Access Management — Single Sign-On (SSO)

Single sign-on (SSO)

SSO means: to have ONE primary login, giving transparent access to all protected resources (of same or lower protection level) without subsequent logons.

Types of SSO:

  1. Enterprise SSO
  2. Web SSO
  3. Federated SSO

• Enterprise SSO

Enterprise SSO is designed to provide single sign on to practically all the applications that an end user would need. This includes web apps, Windows executable (thick clients), Java apps and mainframe apps.

It works by capturing the user ID and password for the application when the user logs in. The next time the application is launched, Enterprise ESSO will detect it and automatically enter the credentials on the user’s behalf and log them in.

ESSO does not really authenticate the user to the application – it simply automates credential submission.

Typically, Enterprise SSO systems provide a protected password store, and a client application is used to automatically provide these to applications when the credential is requested.

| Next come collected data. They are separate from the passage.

class AlignBatch(C.Structure):
    _fields_ = [("n_reads", C.c_int32), ("n_cals", C.c_int32), ("n_ops", C.c_int64),
                ("read_off", c_void_p), ("read_code", c_void_p), ("read_qual", c_void_p),
                ("hap_off", c_void_p), ("hap_code", c_void_p), ("cal_off", c_void_p), ("op_off", c_void_p),
                ("ops", c_void_p), ("max_read_len", C.c_int32), ("max_hap_len", C.c_int32),
# ... 198 lines not shown
    "sk_score_alignments", "sk_score_alignments_dev", "sk_align_evmask_words", "sk_align_prepare", "sk_align_colmat_words", "sk_align_prepare_cols",
    "sk_bgzf_scan", "sk_bgzf_inflate", "sk_bgzf_inflate_prefixed", "sk_bgzf_inflate_dev", "sk_bgzf_deflate_bound", "sk_bgzf_deflate", "sk_bgzf_deflate_dev", "sk_bam_header_end", "sk_bam_scan_records", "sk_bam_decode", "sk_bam_decode_kept", "sk_bam_decode_dev", "sk_normalize_alignments", "sk_normalize_alignments_dev",
    "sk_intake_options_default", "sk_read_intake_obs_bound", "sk_read_intake", "sk_read_intake_dev", "sk_read_intake_scratch_bytes",
    "sk_ar_state_initial", "sk_ref_anchors", "sk_ref_anchors_dev", "sk_active_regions_bound", "sk_active_regions", "sk_active_regions_dev",
    "sk_region_haplotypes_seq_bound", "sk_region_haplotypes_support_bound", "sk_region_haplotypes_scratch_bytes", "sk_region_haplotypes", "sk_region_haplotypes_dev",
    "sk_region_alleles_allele_bound", "sk_region_alleles_insert_bound", "sk_region_alleles_scratch_bytes", "sk_region_alleles", "sk_region_alleles_dev", "sk_debug_region_alleles",
    "sk_align_builder_create", "sk_align_builder_destroy", "sk_align_builder_clear", "sk_align_builder_append", "sk_align_builder_add_read",
    "sk_align_builder_finish", "sk_align_builder_error", "sk_align_builder_set_host_threads",
    "sk_align_scores_default", "sk_global_align",
    "sk_pileup_options_default", "sk_pileup_reads", "sk_pileup_reads_dev", "sk_pileup_scratch_bytes",
    "sk_pileup_stream_create", "sk_pileup_stream_destroy", "sk_pileup_stream_begin_region", "sk_pileup_stream_push", "sk_pileup_stream_push_begin", "sk_pileup_stream_push_finish", "sk_pileup_stream_enable_evs_words", "sk_gvcf_site_summaries", "sk_gvcf_site_summaries_dev", "sk_gvcf_plain_runs_dev", "sk_gvcf_plain_runs", "sk_pileup_stream_set_gvcf_block_options",
    "sk_somatic_pileup_stream_create", "sk_somatic_pileup_stream_destroy", "sk_somatic_pileup_stream_begin_region", "sk_somatic_pileup_stream_push", "sk_somatic_pileup_stream_push_begin", "sk_somatic_pileup_stream_push_finish",
    "sk_realign_options_default", "sk_realign_job_create", "sk_realign_job_destroy", "sk_realign_job_error",
    "sk_realign_job_set_reference", "sk_realign_job_set_indels", "sk_realign_job_add_read", "sk_realign_job_add_reads", "sk_realign_job_get_batch",
    "sk_realign_job_finish", "sk_realign_job_run", "sk_realign_job_n_reads", "sk_realign_job_read_result",
    "sk_realign_job_clear_reads", "sk_realign_job_rescore", "sk_realign_job_indels_consulted", "sk_realign_job_enumeration_counts", "sk_realign_device_job_counts", "sk_realign_reference_reads_outside", "sk_realign_job_stage3_counts", "sk_make_start_pos_alignment", "sk_get_end_pin_start_pos",
    "sk_germline_options_default", "sk_dependent_eprob", "sk_dependent_eprob_dev", "sk_site_digt_call",
    "sk_site_digt_call_dev", "sk_site_digt_call_fused", "sk_site_digt_call_fused_dev",
    "sk_somatic_snv_options_default", "sk_somatic_snv_call_batch", "sk_somatic_snv_call_batch_dev",
    "sk_somatic_snv_call_tiers", "sk_somatic_snv_call_tiers_dev", "sk_somatic_snv_tiers_scratch_bytes",
    "sk_indel_options_default", "sk_somatic_indel_options_default", "sk_indel_grid_lhood", "sk_indel_grid_lhood_dev",
    "sk_somatic_indel_call_batch", "sk_somatic_indel_call_tiers", "sk_allele_group_genotype_lhoods", "sk_allele_group_genotype_lhoods_dev",
    "sk_allele_group_genotype_lhoods_wide", "sk_allele_group_genotype_lhoods_wide_dev",
    "sk_allele_group_genotype_lhoods_xwide", "sk_allele_group_genotype_lhoods_xwide_dev",
    "sk_discover_indels_and_mismatches", "sk_global_align_scratch_bytes", "sk_global_align_dev", "sk_bai_query", "sk_bam_region_filter", "sk_gvcf_block_sites", "sk_gvcf_block_sites_dev",
]
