static int backbone_bwd16(Ctx& c, float* grads) {
    const SpairDims& d = c.d;
    const int last = c.PL.n_conv - 1, pw0 = c.pw0;
    const ConvSpec& c0 = c.PL.conv[0];
    const int N = d.B * d.G * d.Gw;
    if (!c.use_chain) TRY(spair_to_bf16(c.w.dfeat, c.w.ld_feat, c.w.dfeat16, c.w.ld_feat, N, c.w.ld_feat, c.s));
    if (pw0 <= last) {
        const void* Wd[4]; const void* gate[4]; void* dX[4]; int ldw[4], cout[4];
        const int Lp = last - pw0 + 1;
        for (int l = 0; l < Lp; ++l) {
            const int i = last - l;
            const ConvSpec& q = c.PL.conv[i];
            Wd[l] = c.w.conv_wd[i][0]; ldw[l] = round_up(q.cout, 8); cout[l] = q.cout; gate[l] = c.w.act[i - 1]; dX[l] = c.w.dact[i - 1];
        }
        TRY(spair_pw_stack_bwd16(c.w.dfeat16, c.w.ld_feat, c.PL.conv[last].cout, Wd, ldw, cout, gate, dX, N, Lp, c.s));
        GemmTN g;
        memset(&g, 0, sizeof(g));
        g.ngroup = last - pw0 + 1;
        for (int q = 0; q < g.ngroup; ++q) {
            const int i = pw0 + q;
            const ConvSpec& cs = c.PL.conv[i];
            GemmTN::Tile& t = g.tile[q];
            t.A = (i == last) ? c.w.dfeat16 : (const void*)c.w.dact[i];
            t.lda = (i == last) ? c.w.ld_feat : cs.cout;
            t.B = c.w.act[i - 1]; t.ldb = cs.cin;
            t.C = grads + cs.w; t.ldc = cs.cin; t.colsum = grads + cs.b;
            t.M = round_up(cs.cout, 8); t.N = cs.cin; t.Mstore = cs.cout; t.Nstore = cs.cin;
        }
        g.R = N;
        g.part = c.tn_part; g.part_cap = SPAIR_TN_PART_FLOATS;
        TRY(spair_gemm_tn16_impl(g, false, true, c.s));
    }
    for (int i = pw0 - 1; i >= 1; --i) {
        const ConvSpec& cs = c.PL.conv[i];
        const int M = d.B * cs.hout * cs.wout;
        const void* dout = (i == last) ? c.w.dfeat16 : (const void*)c.w.dact[i];
        const int ldd = (i == last) ? c.w.ld_feat : cs.cout;
        const void* in = c.w.act[i - 1];
        if (cs.k == 1) {
            TRY(tn16(c, dout, ldd, cs.cout, in, cs.cin, cs.cin, true, grads + cs.w, cs.cin, M, grads + cs.b));
            const int Kd = round_up(cs.cout, 8);
            TRY(nt16(c, dout, ldd, c.w.conv_wd[i][0], Kd, c.w.dact[i - 1], cs.cin, 1, M, cs.cin, Kd, nullptr, in, cs.cin, 0));
            continue;
        }
        const int K = cs.k * cs.k * cs.cin;
        const ConvDesc cd = fwd_desc(cs);
        TRY(tn16(c, dout, ldd, cs.cout, in, 0, K, true, grads + cs.w, K, M, grads + cs.b, &cd, cs.cin, cs.k * cs.k));
        const int T = cs.k / cs.s;
        if (c.conv_dgrad[i] == CONV_PATCH) {
            const bool stem = i == 1 && c.stem_wgrad == STEM_PATCH;
            const void* wd4[4] = {c.w.conv_wd[i][0], c.w.conv_wd[i][1], c.w.conv_wd[i][2], c.w.conv_wd[i][3]};
            TRY(conv_s2k4_patch_dgrad16(dout, wd4, in, c.w.dact[i - 1], d.B, cs.hout, cs.hin, cs.cin, cs.cout, cs.k, cs.s, stem ? c.w.xpad : nullptr,
                                        c0.hin, c0.s, stem ? c.w.tn_part : nullptr, SPAIR_TN_PART_FLOATS, grads + c0.w, grads + c0.b, c.s,
                                        !c.gate_bits[i] ? nullptr : i == 1 ? c.w.act0_bits : c.w.act_bits[i - 1]));
        } else if (c.conv_dgrad[i] == CONV_GEMM) {
            GemmNT g = dgrad_classes16(c, i);
            g.A = reinterpret_cast<const float*>(dout);
            if (i == 1) {
                g.stem_dw = grads + c0.w; g.stem_db = grads + c0.b;
                if (c.stem_wgrad != STEM_GEMM) g.stem_part = nullptr;
            }
            TRY(spair_gemm_nt16_impl(g, true, c.s));
        } else {
            for (int py = 0; py < cs.s; ++py)
                for (int px = 0; px < cs.s; ++px) {
                    ConvDesc dd; RowMap rm;
// ... 148 lines not shown
        const OcTensor in = oc_dec_act(c, i - 1, false);
        TRY(oc_layer_wgrad(c, in, dout, grads + t.w, nullptr, t.k, t.s, L.N));
        TRY(spair_colsum_impl(dout.p, t.cout, L.N * t.hout * t.hout, t.cout, grads + t.b, c.s));
        TRY(oc_gather(false, dout, c.params + t.w, nullptr, oc_dec_act(c, i - 1, true), i ? in : OcTensor{}, t.k, t.s, 0, L.N, c.s));
    }
    TRY(wgrad_lin(c, LIN_DEC0, c.w.oc_ddh, flat, c.w.Za, L.ld_rec, grads, L.N));
    return bwd_lin(c, LIN_DEC0, flat, c.w.oc_ddh, flat, P.g_attr_r, L.ld_rec, 0, L.N, nullptr, 0);
}
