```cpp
constexpr int GRAM_MIN_ROWS = 256;
constexpr int GRAM_FUSE_CHUNKS = 24;
constexpr int GRAM_MAX_COUNTERS = 256;
void launch_gram(hipStream_t st, const double* P, int64_t ldp, int p, const double* Q, int64_t ldq, int q,
                 int64_t nrows_pad, double* scratch, double* out_dev, unsigned* counters = nullptr, int wg_target = 0);
size_t gram_scratch_doubles(int p, int q, int64_t nrows_pad);
void gram_set_fuse_chunks(int n);
void launch_gram_multi(hipStream_t st, const double* P, int64_t ldp, int p, const double* const* Qs, int nq, int qeach, int64_t ldq,
// ... 61 lines not shown
void launch_matvec_sym_generated(hipStream_t st, OpParams op, int64_t n, const int* items_dev, int nitems, const double* xt, int kcols,
                                 double* slabD, double* slabT, int npair, int64_t xt_gstride, int64_t slabD_gstride,
                                 int64_t slabT_gstride);
void launch_sym_reduce(hipStream_t st, const double* slabD, const double* slabT, const int* row_item_begin_dev, const int64_t* owned,
                       int nb, int64_t nloc, int k, double* dst, int64_t ldd, int64_t chunk_rows, int64_t total_rows, bool accumulate = false);
void launch_matvec_sym9(hipStream_t st, int R, bool gen, const void* tiles, bool tiles_f32, const int64_t* row_off, OpParams op, int64_t n,
                        int nb, const int* items_dev, int nitems, const int* zslot_begin_dev, const double* xt, int kcols, double* slabD,
                        double* slabT, int npair, int64_t xt_gstride, int64_t slabD_gstride, int64_t slabT_gstride, bool mfma4 = true);
void launch_matvec_symw(hipStream_t st, int nbw, bool tall, bool tiles_f32, const void* tiles, const int64_t* row_off, int nb, const int* items_dev,
                        int nitems, const int* zslot_begin_dev, const double* xt, int kcols, double* slabD, double* slabT, int nwg,
                        int64_t xt_gstride, int64_t slabD_gstride, int64_t slabT_gstride);
void launch_matvec_symw_generated(hipStream_t st, OpParams op, int64_t n, int nb, const int* items_dev, int nitems, const int* zslot_begin_dev,
                                  const double* xt, int kcols, double* slabD, double* slabT, int nwg, int64_t xt_gstride, int64_t slabD_gstride,
                                  int64_t slabT_gstride);
void launch_tiles_to_f32(hipStream_t st, const double* src, float* dst, int64_t count);
void launch_sym9_reduce(hipStream_t st, const double* slabD, const double* slabT, const int* row_item_begin_dev,
                        const int* zslot_begin_dev, const int64_t* owned, const int* next_owned, int R, int nb, int64_t nloc, int k, double* dst,
                        int64_t ldd, int64_t chunk_rows, int64_t total_rows, bool accumulate = false);
void launch_generate_sym_tiles(hipStream_t st, double* tiles, const int64_t* row_off_host, int nb, int64_t n, uint64_t seed,
                               double sparsity, int use_diag, double diag_val);
void launch_retile_panel(hipStream_t st, const double* panel, int64_t ldp, int64_t nrows, int ncols, int J, int nb,
                         const int64_t* row_off, double* tiles);
void launch_diag_sym(hipStream_t st, const double* tiles, const int64_t* row_off, int64_t n, int64_t nrows, double* diag);
void launch_gather_columns_sym_rs(hipStream_t st, const double* tiles, const int64_t* row_off, int64_t n, int64_t chunk_rows,
                                  int64_t total_rows, const int64_t* idx_dev, int k, double* dst);
void launch_entries_sym(hipStream_t st, const double* tiles, const int64_t* row_off, const int64_t* idx_dev, int k, double* h0);
void launch_zero_pad_rows(hipStream_t st, double* dst, int64_t ldd, int64_t nloc, int64_t nrows_pad, int k);
void launch_entries_free(hipStream_t st, OpParams op, const int64_t* idx_dev, int k, double* h0);
void launch_entries_dense(hipStream_t st, const double* A, int64_t lda, const int64_t* idx_dev, int k, double* h0);
void launch_gather_columns_free(hipStream_t st, OpParams op, int64_t row0, int64_t nloc, int64_t nrows_pad, const int64_t* idx_dev, int k,
                                double* dst, int64_t ldd);
void launch_gather_columns_sym(hipStream_t st, const double* tiles, const int64_t* row_off, int64_t n, int64_t nrows_pad,
                               const int64_t* idx_dev, int k, double* dst, int64_t ldd);
// ... 111 lines not shown
```

Baseline: 24.20.

## Overlap symmetric matvec bands with streamed reductions; vectorize sym9 reduce kernel

Adds an optional banded schedule that splits the symmetric tile sweep into column bands across two streams. A third stream reduces each band's rows as soon as that band finishes, overlapping reduction with the remaining sweep. Separately, the sym9 reduce kernel now loads f64x2 pairs, unrolls its slab accumulation loops, and handles all column groups in a single launch instead of one launch per group. The banding adds stream/event management and plan data and is off unless DAV_SYM_BANDS is set, while the reduce-kernel change applies by default.

After: 24.21, median of 2. Within noise of the previous version (+0.1%).

```diff
diff --git a/fortran_davidson_amd/csrc/engine.hip b/fortran_davidson_amd/csrc/engine.hip
--- a/fortran_davidson_amd/csrc/engine.hip
+++ b/fortran_davidson_amd/csrc/engine.hip
@@ -185,6 +185,9 @@
   t.sym_run = std::max(0, geti("DAV_SYM_RUN", 0));
   t.sym_run9 = std::max(0, geti("DAV_SYM_RUN9", 0));
   t.sym_mfma4 = geti("DAV_SYM_MFMA4", t.sym_mfma4);
+  t.sym_bands = std::min(std::max(0, geti("DAV_SYM_BANDS", t.sym_bands)), SYM_MAX_BANDS);
+  t.sym_bands_last = geti("DAV_SYM_BANDS_LAST", t.sym_bands_last);
+  t.sym_bands_mode = geti("DAV_SYM_BANDS_MODE", t.sym_bands_mode);
   t.mv_target = std::max(0, geti("DAV_MV_TARGET", 0));
   t.mv_nsplit = std::max(0, geti("DAV_MV_NSPLIT", 0));
   t.b_resident = geti("DAV_B_RESIDENT", t.b_resident);
@@ -478,11 +481,48 @@
   return 0;
 }
 
+int sym_bands_ready(E* e) {
+  if (e->sb_ready) return 0;
+  if (e->sb_refused) return 2;
+  hipStream_t st[2] = {nullptr, nullptr};
+  hipEvent_t evs[SYM_MAX_BANDS + 2] = {};
+  int prio_least = 0, prio_greatest = 0;
+  if (hipDeviceGetStreamPriorityRange(&prio_least, &prio_greatest) != hipSuccess) { (void)hipGetLastError(); prio_greatest = 0; }
+  bool ok = hipStreamCreateWithFlags(&st[0], hipStreamNonBlocking) == hipSuccess &&
+            hipStreamCreateWithPriority(&st[1], hipStreamNonBlocking, (e->tune.sym_bands_mode & 4) ? 0 : prio_greatest) == hipSuccess;
+  for (int i = 0; ok && i < SYM_MAX_BANDS + 2; ++i) ok = hipEventCreateWithFlags(&evs[i], hipEventDisableTiming) == hipSuccess;
+  if (!ok) {
+    (void)hipGetLastError();
+    for (hipEvent_t v : evs) if (v) (void)hipEventDestroy(v);
+    for (hipStream_t s : st) if (s) (void)hipStreamDestroy(s);
+    e->sb_refused = true;
+    return 2;
+  }
+  e->sb_band_stream = st[0]; e->sb_reduce_stream = st[1];
+  e->sb_packed = evs[0]; e->sb_reduced = evs[1];
+  for (int i = 0; i < SYM_MAX_BANDS; ++i) e->sb_band[i] = evs[2 + i];
+  e->sb_ready = true;
+  return 0;
+}
+void sym_bands_release(E* e) {
+  if (e->sb_packed) hipEventDestroy(e->sb_packed);
+  if (e->sb_reduced) hipEventDestroy(e->sb_reduced);
+  for (hipEvent_t v : e->sb_band) if (v) hipEventDestroy(v);
+  if (e->sb_band_stream) hipStreamDestroy(e->sb_band_stream);
+  if (e->sb_reduce_stream) hipStreamDestroy(e->sb_reduce_stream);
+  e->sb_packed = e->sb_reduced = nullptr;
+  for (hipEvent_t& v : e->sb_band) v = nullptr;
+  e->sb_band_stream = e->sb_reduce_stream = nullptr;
+  e->sb_ready = false;
+}
+
 extern "C" int dav_destroy(dav_handle_t e) {
   if (!e) return 0;
   LapTimer lt;
   hipSetDevice(e->device);
   if (e->stream) hipStreamSynchronize(e->stream);
+  if (e->sb_band_stream) hipStreamSynchronize(e->sb_band_stream);
+  if (e->sb_reduce_stream) hipStreamSynchronize(e->sb_reduce_stream);
   if (e->comm_stream) hipStreamSynchronize(e->comm_stream);
   lt.lap("sync");
   if (e->comm && g_rccl.lib) g_rccl.CommDestroy(e->comm);
@@ -508,6 +548,7 @@
     pool_free(e->sym_wrecv2[i]);
   }
   if (e->comm_stream) hipStreamDestroy(e->comm_stream);
+  sym_bands_release(e);
   if (e->wd) {
     { std::lock_guard<std::mutex> lk(e->wd->mu); e->wd->stop = true; }
     e->wd->cv.notify_all();
diff --git a/fortran_davidson_amd/csrc/engine_apply.hip b/fortran_davidson_amd/csrc/engine_apply.hip
--- a/fortran_davidson_amd/csrc/engine_apply.hip
+++ b/fortran_davidson_amd/csrc/engine_apply.hip
@@ -16,9 +16,17 @@
 }
 
 static double* sym_slab_t(const E* e, const SymLaunch& L) { return e->sym_slab + (int64_t)L.ngroups * L.dstride; }
-static void sym_sweep(E* e, const SymLaunch& L, const OpDesc& o, const SymSet& set, const double* xt) {
+static void sym_sweep(E* e, const SymLaunch& L, const OpDesc& o, const SymSet& set, const double* xt, hipStream_t st = nullptr, int band = -1) {
   if (L.nitems == 0) return;
   const SymPlan* pl = L.plan;
+  if (!st) st = e->stream;
+  if (band >= 0) {
+    const int first = pl->band_item_begin[band], count = pl->band_item_begin[band + 1] - first;
+    if (count > 0)
+      launch_matvec_symw(st, L.nbw, L.tall, L.use32, o.a, set.row_off, e->sym_nb, pl->band_items + 4 * (int64_t)first, count, pl->zslot_begin, xt, L.kk,
+                         e->sym_slab, sym_slab_t(e, L), L.nwg, e->xt_group_stride, L.dstride, L.tstride);
+    return;
+  }
   const void* tiles = L.use32 ? (const void*)o.a32 : (const void*)o.a;
   double *slabD = e->sym_slab, *slabT = sym_slab_t(e, L);
   const int64_t xs = e->xt_group_stride, ds = L.dstride, ts = L.tstride;
@@ -51,19 +59,44 @@
   return grp.end("all-gather of the new block", e->stream);
 }
 
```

The user credentials can be managed from a centralized SSO Server whose main functionality is to distribute and synchronize credentials with the local agent store. For such applications, whenever a user tries to access an application, the SSO agent on the desktop retrieves the credentials based on user profile and populates them to the login screen of the application.

• Federated SSO

It is targeted at both employees and business partners, but like Web SSO, is limited to browser based technology. In a federated SSO environment, a user is able to obtain a single sign-on to not only web applications, but the applications of business partners by providing identity assertions(declaration) using a protocol like SAML. The remote system can then validate the assertion and provide access if the assertion is trusted.

• Web SSO

It provides SSO capabilities to wider user base employees, business partners and customers accessing the applications.

It is a browser-based mechanism, with single sign-on to applications deployed on web servers (domain).

The drawback is that the solution is limited to web based applications.

It can be deployed in 2 types of configurations:

Agent based Configuration and Proxy based Configuration: Agent based configuration is typically used for distributed access management and Proxy based configuration is typically used for centralized access management.

Agent based Configuration: In the agent-based approach to managing access to web-based applications and resources

  1. Agent based configuration is typically used for distributed access management
  2. An agent is installed on a web or application server. The agent provides high security on the local server by mediating all HTTP/HTTPS traffic and granting access to resources on that server.
  3. The agents provide a local policy enforcement point on each server and can be tightly integrated with the applications running on that local server. This distributed model allows for fine-grained access control and personalization in the protected applications.
  4. The agent-based deployment is better suited for heterogeneous environments with multiple application platforms and/or a wide variety of user types.
  5. It is also easier to delegate policy and user administration in a large, complex enterprise with multiple applications.

Proxy based Configuration: In the proxy-based approach to managing access to web-based applications and resources

  1. Proxy based configuration is typically used for centralized access management.
  2. A server configured as a reverse proxy acts as a gateway for all user requests to various backend servers.
  3. User requests are routed to backend servers through a set of configurable proxy rules.
  4. It is easier to administer because it is a single control point for all backend applications.
  5. This centralized access control model is typically used in applications that have a single entry point for a relatively homogeneous user group (e.g., a consumer portal).

An SSO agent can be configured on a Reverse Proxy, placed between the user and all the web applications. This agent intercepts any access requests and performs authentication with the help of an SSO server that uses a centralized credential store.